[Exercise data — start]
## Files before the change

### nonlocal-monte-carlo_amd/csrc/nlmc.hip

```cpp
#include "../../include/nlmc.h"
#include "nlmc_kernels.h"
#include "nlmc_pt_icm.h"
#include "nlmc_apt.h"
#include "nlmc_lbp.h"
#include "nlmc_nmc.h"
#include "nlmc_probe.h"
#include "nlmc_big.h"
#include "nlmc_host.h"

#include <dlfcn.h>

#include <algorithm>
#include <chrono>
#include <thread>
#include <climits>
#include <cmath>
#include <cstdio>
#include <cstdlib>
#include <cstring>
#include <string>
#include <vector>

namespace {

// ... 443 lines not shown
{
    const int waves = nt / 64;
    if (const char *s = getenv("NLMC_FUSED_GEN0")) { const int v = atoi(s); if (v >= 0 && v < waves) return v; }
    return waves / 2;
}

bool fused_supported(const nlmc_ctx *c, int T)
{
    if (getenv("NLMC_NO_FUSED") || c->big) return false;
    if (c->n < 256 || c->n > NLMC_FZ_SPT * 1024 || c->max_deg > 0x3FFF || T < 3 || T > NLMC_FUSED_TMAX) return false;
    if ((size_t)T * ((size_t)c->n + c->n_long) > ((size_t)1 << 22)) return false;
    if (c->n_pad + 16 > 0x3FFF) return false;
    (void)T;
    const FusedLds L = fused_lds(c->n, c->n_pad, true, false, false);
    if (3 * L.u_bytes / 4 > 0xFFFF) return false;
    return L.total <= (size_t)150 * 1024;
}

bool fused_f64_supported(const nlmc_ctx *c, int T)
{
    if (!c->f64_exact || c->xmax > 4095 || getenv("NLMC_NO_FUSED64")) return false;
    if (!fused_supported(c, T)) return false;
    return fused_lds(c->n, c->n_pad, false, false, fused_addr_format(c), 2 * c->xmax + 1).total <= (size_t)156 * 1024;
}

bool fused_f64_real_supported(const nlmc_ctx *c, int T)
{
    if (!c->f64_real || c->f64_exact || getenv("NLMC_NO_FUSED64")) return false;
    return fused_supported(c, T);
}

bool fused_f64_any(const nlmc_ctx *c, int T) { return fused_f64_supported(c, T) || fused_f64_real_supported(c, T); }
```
[Exercise data — finish]
[Exercise data — start]
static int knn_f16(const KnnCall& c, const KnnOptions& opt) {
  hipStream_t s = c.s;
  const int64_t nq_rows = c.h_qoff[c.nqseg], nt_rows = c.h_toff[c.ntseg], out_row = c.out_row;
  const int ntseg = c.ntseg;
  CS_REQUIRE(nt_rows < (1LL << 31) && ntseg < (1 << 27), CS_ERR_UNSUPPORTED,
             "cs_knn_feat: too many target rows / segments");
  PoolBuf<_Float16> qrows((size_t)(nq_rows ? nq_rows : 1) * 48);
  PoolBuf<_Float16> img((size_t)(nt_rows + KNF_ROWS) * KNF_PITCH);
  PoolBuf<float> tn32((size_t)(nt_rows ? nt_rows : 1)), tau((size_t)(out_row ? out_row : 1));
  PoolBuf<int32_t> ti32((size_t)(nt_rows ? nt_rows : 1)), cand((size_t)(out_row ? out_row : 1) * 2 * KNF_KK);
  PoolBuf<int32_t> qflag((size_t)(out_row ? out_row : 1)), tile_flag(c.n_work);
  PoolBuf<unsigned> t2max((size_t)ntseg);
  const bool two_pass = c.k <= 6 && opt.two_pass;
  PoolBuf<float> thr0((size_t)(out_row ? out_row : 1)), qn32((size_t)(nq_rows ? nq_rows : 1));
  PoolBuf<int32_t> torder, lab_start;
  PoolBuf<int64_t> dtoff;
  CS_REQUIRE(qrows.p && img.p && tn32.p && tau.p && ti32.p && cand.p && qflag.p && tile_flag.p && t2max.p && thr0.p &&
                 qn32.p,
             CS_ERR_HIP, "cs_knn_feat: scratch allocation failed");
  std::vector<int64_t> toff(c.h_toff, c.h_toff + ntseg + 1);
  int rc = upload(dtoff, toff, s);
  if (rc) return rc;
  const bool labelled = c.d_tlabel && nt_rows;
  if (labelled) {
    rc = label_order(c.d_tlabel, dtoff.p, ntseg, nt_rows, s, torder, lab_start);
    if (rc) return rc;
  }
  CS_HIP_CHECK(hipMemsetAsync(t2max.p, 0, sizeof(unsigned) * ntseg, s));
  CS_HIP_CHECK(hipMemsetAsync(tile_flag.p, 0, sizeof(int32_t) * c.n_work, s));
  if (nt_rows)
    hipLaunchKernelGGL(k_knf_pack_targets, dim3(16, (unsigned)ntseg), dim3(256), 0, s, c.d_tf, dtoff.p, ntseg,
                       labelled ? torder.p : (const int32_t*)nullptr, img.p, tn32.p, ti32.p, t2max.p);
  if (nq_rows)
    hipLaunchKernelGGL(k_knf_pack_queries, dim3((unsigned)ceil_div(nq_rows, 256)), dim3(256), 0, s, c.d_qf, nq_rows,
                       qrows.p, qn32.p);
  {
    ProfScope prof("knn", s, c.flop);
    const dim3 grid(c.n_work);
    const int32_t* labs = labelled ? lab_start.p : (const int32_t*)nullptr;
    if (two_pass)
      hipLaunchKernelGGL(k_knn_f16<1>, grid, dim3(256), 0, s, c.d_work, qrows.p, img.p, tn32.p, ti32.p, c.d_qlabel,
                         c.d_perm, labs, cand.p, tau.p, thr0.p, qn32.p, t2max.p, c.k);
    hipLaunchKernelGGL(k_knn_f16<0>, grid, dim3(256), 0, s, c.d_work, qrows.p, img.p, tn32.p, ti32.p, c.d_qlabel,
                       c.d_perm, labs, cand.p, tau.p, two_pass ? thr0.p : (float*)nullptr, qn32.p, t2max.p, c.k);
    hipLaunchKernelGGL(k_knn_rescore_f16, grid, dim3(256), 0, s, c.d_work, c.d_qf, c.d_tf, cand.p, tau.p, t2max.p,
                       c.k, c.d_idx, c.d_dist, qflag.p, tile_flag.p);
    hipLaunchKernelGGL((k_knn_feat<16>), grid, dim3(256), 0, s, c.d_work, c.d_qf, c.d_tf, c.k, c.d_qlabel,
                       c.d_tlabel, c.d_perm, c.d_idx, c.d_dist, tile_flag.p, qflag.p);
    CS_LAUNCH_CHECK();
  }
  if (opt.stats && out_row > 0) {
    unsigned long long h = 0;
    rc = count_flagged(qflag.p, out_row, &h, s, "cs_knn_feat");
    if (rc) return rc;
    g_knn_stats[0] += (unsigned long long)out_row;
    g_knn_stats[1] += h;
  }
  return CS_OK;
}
[Exercise data — finish]
Aim of the exercise. The response should hold exactly the lines starting at the line with "const int64_t nq_rows" and ending at the line with "PoolBuf<_Float16> qrows((size_t)(nq_rows ?", and no other line of the material above.

Solution to the exercise.
  const int64_t nq_rows = c.h_qoff[c.nqseg], nt_rows = c.h_toff[c.ntseg], out_row = c.out_row;
  const int ntseg = c.ntseg;
  CS_REQUIRE(nt_rows < (1LL << 31) && ntseg < (1 << 27), CS_ERR_UNSUPPORTED,
             "cs_knn_feat: too many target rows / segments");
  PoolBuf<_Float16> qrows((size_t)(nq_rows ? nq_rows : 1) * 48);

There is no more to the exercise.